Hi all, author of the code here, just wanted to respond to some good points jmarsh has raised.
TLDR: I'm in favor of a "1.5" Approach that combines a single mmap region with write protect toggling. I started this experiment because I wanted DOSBox Staging dynrec running on my M1 MacBook Pro that I've had since December.
I like Approach 1 because of the simplicity, along with the relative portability of a single mmap using MAP_ANON | MAP_PRIVATE (| MAP_JIT for Apple).
With regards to the 2016 presentation mentioned, a few things are new in the Apple ecosystem in the last several years:
- macOS Mojave shipped with the optional Hardened Runtime in 2018.
- macOS Big Sur shipped with per-thread write protect calls (pthread_jit_write_protect_np) in 2020.
- Apple Silicon hardware shipped in 2020.
Apple's recommended solution for security in 2021 seems to include the above mentioned components: enable the Hardened Runtime, enable the JIT Entitlement, and use per-thread write protect toggling to help reduce the attack surface.

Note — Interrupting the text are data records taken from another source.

# kotaro-kinoshita/yomitoku

Hardware: NVIDIA H100
Metric: pages/sec (DBNet->PARSeq OCR, synthetic 1600x1200 pages, ~200 crops/page) (higher is better)
Workload: dtype f16

## Files before the change

yomitoku_b200/csrc/gemm_tc.cu:

```cuda
#include "gemm_tc.h"

#include <cstdarg>
#include <cstdlib>
#include <cstdio>
#include <cstring>
#include <atomic>
#include <mutex>
#include <vector>

#include "ptx.cuh"

namespace ytk {

static thread_local char g_err[512] = "";
void set_error(const char* fmt, ...) {
    va_list ap;
    va_start(ap, fmt);
    vsnprintf(g_err, sizeof(g_err), fmt, ap);
    va_end(ap);
}
const char* last_error() { return g_err; }

static std::atomic<long long> g_launches{0};
void count_launch(int n) { g_launches.fetch_add(n, std::memory_order_relaxed); }
// ... 22 lines not shown
        int dev = 0;
        cudaGetDevice(&dev);
        cudaDeviceGetAttribute(&n, cudaDevAttrMultiProcessorCount, dev);
        if (n <= 0) n = 132;
    }
    return n;
}

constexpr int kBlockM = 128;
constexpr int kBlockK = 64;
constexpr int kABytes = kBlockM * kBlockK * 2;
constexpr int kThreads = 384;
constexpr int kProducerWarp = 8;
constexpr int kStagePitch = 80;
constexpr int kEpiStageBytes = 8 * 32 * kStagePitch;
constexpr int kAccPitch = 68;
constexpr int kAccBytes = 2 * 64 * kAccPitch * 4;

constexpr int kEpiBufBytes = 32 * 64;
constexpr int epi_tma_nbuf(int ) { return 2; }
constexpr int kSmemLimit = 232448;
constexpr int kSmemFixed = 1024  + 1024  + 512 ;

template <int BLOCK_N, int EPI_BYTES = kEpiStageBytes>
struct TileCfg {
    static constexpr int kBBytes = BLOCK_N * kBlockK * 2;
    static constexpr int kStageBytes = kABytes + kBBytes;
    static constexpr int kRingBudget = kSmemLimit - kSmemFixed - kAccBytes - EPI_BYTES;
    static constexpr int kStages = (kRingBudget / kStageBytes) > 8 ? 8 : (kRingBudget / kStageBytes);
    static constexpr int kRingBytes = kStages * kStageBytes;
    static constexpr int kSmemBytes = kRingBytes + kAccBytes + EPI_BYTES + kSmemFixed;
    static_assert(kStages >= 3, "K pipeline depth");
// ... 36 lines not shown
    int t2 = m_tile / a.tiles_w;
    int th = t2 % a.tiles_h;
    t.img = t2 / a.tiles_h;
    t.h0 = th * (kBlockM >> a.bw_log2);
    t.w0 = tw << a.bw_log2;
    t.n0 = n_tile * block_n;
    return t;
}

template <int BLOCK_N, int RESID, int DIRECT>
using KernelCfg = TileCfg<BLOCK_N, DIRECT == 2 ? 8 * epi_tma_nbuf(RESID) * kEpiBufBytes : kEpiStageBytes>;
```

And, I reasoned, if it's going to toggle, it might as well just have a single mapping, and not have to deal with the fiddly issues pointed out for dual mappings, not to mention the potential security issues with having an entire mapped region writeable for the whole process.

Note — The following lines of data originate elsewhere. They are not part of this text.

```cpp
struct lsx_handle_s {
    int device = 0;
    int num_cu = 256;
    hipStream_t own_stream = nullptr;
    hipStream_t stream = nullptr;
    hipStream_t side_stream = nullptr;
    hipEvent_t ev_panel = nullptr, ev_next = nullptr, ev_start = nullptr, ev_done = nullptr;
    lsx::Prof prof;
    int nb = 128;
    int kblock = 1;
    int panel_mode = 4;
    int lookahead = 1;
    int lookahead_min = 0;
    int panel_rt = 4;
    int panel_nt = 0;
    int trsv_mode = 2;
    int gemm_stagger = 0;
    int gemm_waves = 0;
    int getri_pairs = 1;
    int left_per_step = 1;
    int chain_fused = 1;
    int chain_wait_limit = 1 << 21;
    int x_events = 0;
    int panel_debug = 0;
    int getri_plain = 0;
    int rref_first_fast = 1;
    int rref_blocked = 1;
    int getrs_t_blocked_min = 64;
    int gesvdj_max_sweeps = 30;
    int syevj_max_sweeps = 60;
    int potrs_few_max = 0;
    int lauum_descending = 0;
    int potri_order = 0;
    int gemm_no_tiles32 = 0;
    int gemm_queue_test = 0;
    int xrows_limit = 0;
    int hybrid_off = 0;
    int panel_spin_limit = 1 << 20;
    int spin_limit = 1 << 20;
    int rref_first_used = 0;
    int gecon_solves = 0;
    int gerfs_steps = 0;
    int gerfs_solves = 0;
    int getrs_t_path = 0;
    int potrs_path = 0;
    int potri_tiles = 0;
    int pocon_solves = 0;
    int porfs_steps = 0;
    int porfs_solves = 0;
    int gesvdj_sweeps = 0;
    int gesvdj_rotations = 0;
    int syevj_sweeps = 0;
    int syevj_rotations = 0;
    int panel_fallbacks = 0;
    DevBuf staging;
    DevBuf tinv;
    DevBuf rhs_work;
    DevBuf mixed_resid;
    DevBuf getri_work;
    DevBuf rref_first;
    DevBuf cond;
    DevBuf refine;
    DevBuf equil;
    DevBuf qr_work;
    DevBuf svd_work;
    DevBuf eig_work;
    DevBuf xchg;
    unsigned xchg_epoch = 0;
    DevBuf moves_all;
    DevBuf scratch;
    void *moves_buf[2] = {nullptr, nullptr};
    void *moves_api = nullptr;
    bool moves_api_valid = false;
    int *dev_status = nullptr;
};

namespace lsx {

struct OnStream {
    lsx_handle_t h; hipStream_t keep;
    OnStream(lsx_handle_t h_, hipStream_t s) : h(h_), keep(h_->stream) { h->stream = s; }
    ~OnStream() { h->stream = keep; }
};

struct GemmPlan {
    int kshift = 0;
    bool mfma_only = false;
    int *col0_static = nullptr;
    int *counters = nullptr;
    const int *avoid_word = nullptr;
    int *pass_word = nullptr;
    int *col0 = nullptr;
};
struct GemmDone {
    bool queued = false;
    bool col0_complete = false;
    int col0_tiles = 0;
};

struct PanelArgs {
    int mode, nt, rt;
    void *list;
    void *area; size_t area_bytes; bool cleared = false;
    int *xcc_word = nullptr;
    bool listed = false;
    PanelArgs(lsx_handle_t h, void *list_) : mode(h->panel_mode), nt(h->panel_nt), rt(h->panel_rt), list(list_), area(h->scratch.p), area_bytes(h->scratch.bytes) {}
};

int reserve(lsx_handle_t h, DevBuf &b, size_t need, bool *fresh = nullptr);
struct Carver {
    char *base;
    size_t off = 0;
    explicit Carver(void *b) : base((char *)b) {}
    template <typename U> U *take(size_t count) {
        off = (off + 255) & ~(size_t)255;
        U *p = base ? (U *)(base + off) : nullptr;
        off += count * sizeof(U);
        return p;
    }
};
template <class F> size_t carve_bytes(F &&layout) {
    Carver count(nullptr);
    layout(count);
    return count.off;
}
template <class F> int carve(lsx_handle_t h, DevBuf &b, F &&layout, bool *fresh = nullptr) {
    LSX_TRY(reserve(h, b, carve_bytes(layout), fresh));
    Carver c(b.p);
    layout(c);
    return LSX_OK;
}
template <class F> int carve_in(void *area, size_t bytes, const char *who, F &&layout) {
    Carver c(area);
    layout(c);
    if (area && c.off <= bytes) return LSX_OK;
    set_error("%s: needs %zu bytes of scratch, was handed %zu", who, c.off, bytes);
    return LSX_ERR_INTERNAL;
}
template <class F> size_t max_over_heights(int m, bool every, F &&bytes) {
    size_t need = 0;
    for (int mm = m; mm > 0; mm = (mm - 1) / 64 * 64) {
        const size_t b = bytes(mm);
        if (every && !b) return 0;
        if (b > need) need = b;
    }
    return need;
}
int ensure_getrf_workspace(lsx_handle_t h, int n, size_t elem);
int panel_xcd_first(lsx_handle_t h, int m, int jb, double *P, int ldp, int row0, int col0, int32_t *d_ipiv, int *d_info, double tol,
                    PanelArgs &pa);
template <typename T>
int launch_gather_pivot_cols(lsx_handle_t h, int m, int r, int row_lo, const T *src, int lds, const int32_t *d_pivots, T *dst, int ldd);
template <typename T>
int launch_rref_finish(lsx_handle_t h, int m, int bar, T *W, int ldw, const int32_t *d_pivots, int rank);
template <typename T>
int rref_blocked(lsx_handle_t h, int m, int n, int bar, T *W, int ldw, int32_t *d_pivots, int *d_rank, double tol, int pivot_rule);

struct ProfScope {
    lsx_handle_t h;
    hipStream_t st;
    int idx = -1;
    ProfScope(lsx_handle_t h_, int bucket, double flops = 0, double bytes = 0);
    ~ProfScope();
};

template <typename T>
struct Real;
template <>
struct Real<double> {
    static constexpr double eps = 2.220446049250313e-16;
};
template <>
struct Real<float> {
    static constexpr float eps = 1.1920929e-07f;
};

template <typename T>
__device__ __forceinline__ T fast_recip(T x) {
    if (sizeof(T) == 8) {
        double r = __builtin_amdgcn_rcp((double)x);
        r = r * (2.0 - (double)x * r);
        r = r * (2.0 - (double)x * r);
        return (T)r;
    }
    float r = __builtin_amdgcn_rcpf((float)x);
    r = r * (2.0f - (float)x * r);
    return (T)r;
}

template <typename T>
struct PivotRecip {
    T c, rinv;
    __device__ __forceinline__ T apply(T a) const { return (a * c) * rinv; }
};
template <typename T>
__device__ __forceinline__ PivotRecip<T> pivot_recip(T p) {
    const T safmin = sizeof(T) == 8 ? (T)0x1p-1022 : (T)0x1p-126f;
    const T c = (p < T(0) ? -p : p) < safmin ? (sizeof(T) == 8 ? (T)0x1p64 : (T)0x1p32f) : T(1);
    return PivotRecip<T>{c, fast_recip<T>(p * c)};
}


template <typename T>
int launch_fill(lsx_handle_t h, int kind, uint64_t seed, int m, int n, T *A, int lda, int row_off,
                int col_off);
template <typename T>
int launch_gemm_sub(lsx_handle_t h, int m, int n, int k, const T *A, int lda, const T *B, int ldb,
                    T *C, int ldc, const GemmPlan &plan = GemmPlan(), GemmDone *done = nullptr);
template <typename T>
int launch_gemm_acc(lsx_handle_t h, int plus, int m, int n, int k, const T *A, int lda, const T *B, int ldb,
                    T *C, int ldc, const GemmPlan &plan = GemmPlan(), GemmDone *done = nullptr);
template <typename T>
int launch_gemm_tn_acc(lsx_handle_t h, int mode, int m, int n, int k, const T *A, int lda, const T *B, int ldb, T *C,
                       int ldc, int bucket = LSX_PROF_GEMM);
template <typename T>
int launch_syrk_tn_sub(lsx_handle_t h, int n, int k, const T *A, int lda, T *C, int ldc);
template <typename T>
int launch_gemm_tn_sub(lsx_handle_t h, int m, int n, int k, const T *A, int lda, const T *B, int ldb, T *C, int ldc);
template <typename T>
int launch_lauum_tn(lsx_handle_t h, int n, const T *V, int ldv, T *C, int ldc, int order, bool descending);
int launch_rref_trace(lsx_handle_t h, int m, int n, int bar, double *R, int ldr, unsigned char *Tm,
                      int32_t *d_pivots, int32_t *d_steps, int max_steps, double *d_snaps,
                      unsigned char *d_snap_t, int max_snaps, int *d_out);
template <typename T>
int launch_panel(lsx_handle_t h, int m, int jb, T *P, int ldp, int row0, int32_t *d_ipiv,
                 int *d_info, PanelArgs &pa);
size_t panel_scratch_bytes(lsx_handle_t h, int mode, int nt, int rt, int m, size_t elem);
size_t panel_pipe_area_bytes(lsx_handle_t h, int mode, int nt, int rt, int m, bool for_driver = true);
size_t panel_x_area_bytes(lsx_handle_t h, int mode, int m, size_t elem, bool for_driver = true);
template <typename T>
int launch_laswp(lsx_handle_t h, int ncols, T *A, int lda, int row0, int jb, const int32_t *d_ipiv);
template <typename T>
int launch_laswp_moves(lsx_handle_t h, const int2 *moves, int ncols, T *A, int lda, int row0);
template <typename T>
int launch_laswp_left_all(lsx_handle_t h, T *A, int lda, int k0, int nb, int nsteps, const void *lists);
int launch_gate(lsx_handle_t h, const int *word, int target);
int launch_wait_count(lsx_handle_t h, const int *word, int target, int *info);
int launch_resid_mixed(lsx_handle_t h, int n, int nrhs, const float *A, int lda, const float *B, int ldb, const double *X,
                       int ldx, float *R, int ldr);
int launch_refine_apply(lsx_handle_t h, int n, int nrhs, int init, const float *D, int ldd, double *X, int ldx, float *Xf,
                        int ldf, double *d_out2);
template <typename T>
int diag_chain_head(lsx_handle_t h, int jb, const T *Tm, int ldt, T *Tinv, int ncols, T *A, int lda, int row0,
                    const void *moves);
template <typename T>
int launch_laswp_moves_around(lsx_handle_t h, const int2 *moves, int n, T *A, int lda, int row0, int hole_at, int hole_w);
template <typename T>
int launch_trtri(lsx_handle_t h, int lower, int jb, const T *Tm, int ldt, T *Tinv);
template <typename T>
int launch_chain_head(lsx_handle_t h, const int2 *moves, int *info, int jb, const T *Tm, int ldt, T *Tinv, int ncols, T *A,
                      int lda, int row0, const int *wait_word = nullptr, int wait_target = 0);
// ... 149 lines not shown
```

linalg_solver_amd/csrc/kernels_panel_x.hip:

```cpp
#include <algorithm>
#include <type_traits>

#include "common.h"
#include "panel_xchg.h"

namespace lsx {

constexpr int PX_WC = 8;
constexpr int PX_NT = 64 * (128 / PX_WC);
constexpr int PX_REC = 128;
constexpr int PX_NONE = 0x7fffffff;
#ifndef LSX_PX_SEG
#define LSX_PX_SEG -1
#endif
#define PX_MARK(k)                                                                  \
    if (LSX_PX_SEG >= 0) {                                                          \
        if (LSX_PX_SEG == (k)) seg_t0 = __builtin_amdgcn_s_memtime();               \
        if (LSX_PX_SEG + 1 == (k)) seg_acc += __builtin_amdgcn_s_memtime() - seg_t0; \
    }

__device__ __forceinline__ int argmax64_fast(unsigned khi, unsigned klo, int idx) {
    const unsigned mhi = rows_max_u32<4>(row16_max_u32(khi), 0);
    const bool top = (khi == mhi) & (idx != PX_NONE);
    const unsigned long long mask = __builtin_amdgcn_ballot_w64(top);
    if (mask == 0ull) return PX_NONE;
    if ((mask & (mask - 1ull)) == 0ull)
        return __builtin_amdgcn_readlane(idx, __builtin_amdgcn_readfirstlane(__builtin_ctzll(mask)));
    const unsigned mlo = rows_max_u32<4>(row16_max_u32(top ? klo : 0u), 0);
    return rows_min_i32<4>(row16_min_i32((top & (klo == mlo)) ? idx : PX_NONE), 0);
}

template <typename T>
__device__ __forceinline__ unsigned long long value_bits(T v) {
    if (sizeof(T) == 8) return (unsigned long long)__double_as_longlong((double)v);
    return (unsigned long long)__float_as_uint((float)v);
}
template <typename T>
__device__ __forceinline__ T bits_value(unsigned lo, unsigned hi) {
    if (sizeof(T) == 8) return (T)__longlong_as_double((long long)(((unsigned long long)hi << 32) | lo));
    return (T)__uint_as_float(lo);
}
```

After looking around at some other projects that do codegen, I found that the toggling approach is common:
- OpenJDK approved this approach for the HotSpot VM JIT: https://github.com/openjdk/jdk/pull/2200
- Steel Bank Common LISP: https://github.com/sbcl/sbcl/search?q=pthread … rite_protect_np
- qemu: https://github.com/qemu/qemu/search?q=pthread … rite_protect_np
So it looks like there's a decent precedent for the toggling approach. It also worked with a quick test on Fedora 33 arm64 with SELinux enabled by using an mprotect in place of the pthread_jit_write_protect_np.
In summary, I came to the same conclusion as the author of the OpenJDK PR:
"It's implemented with pthread_jit_write_protect_np provided by Apple... This approach of managing W^X mode turned out to be simple and efficient enough."
Thanks for taking the time to discuss.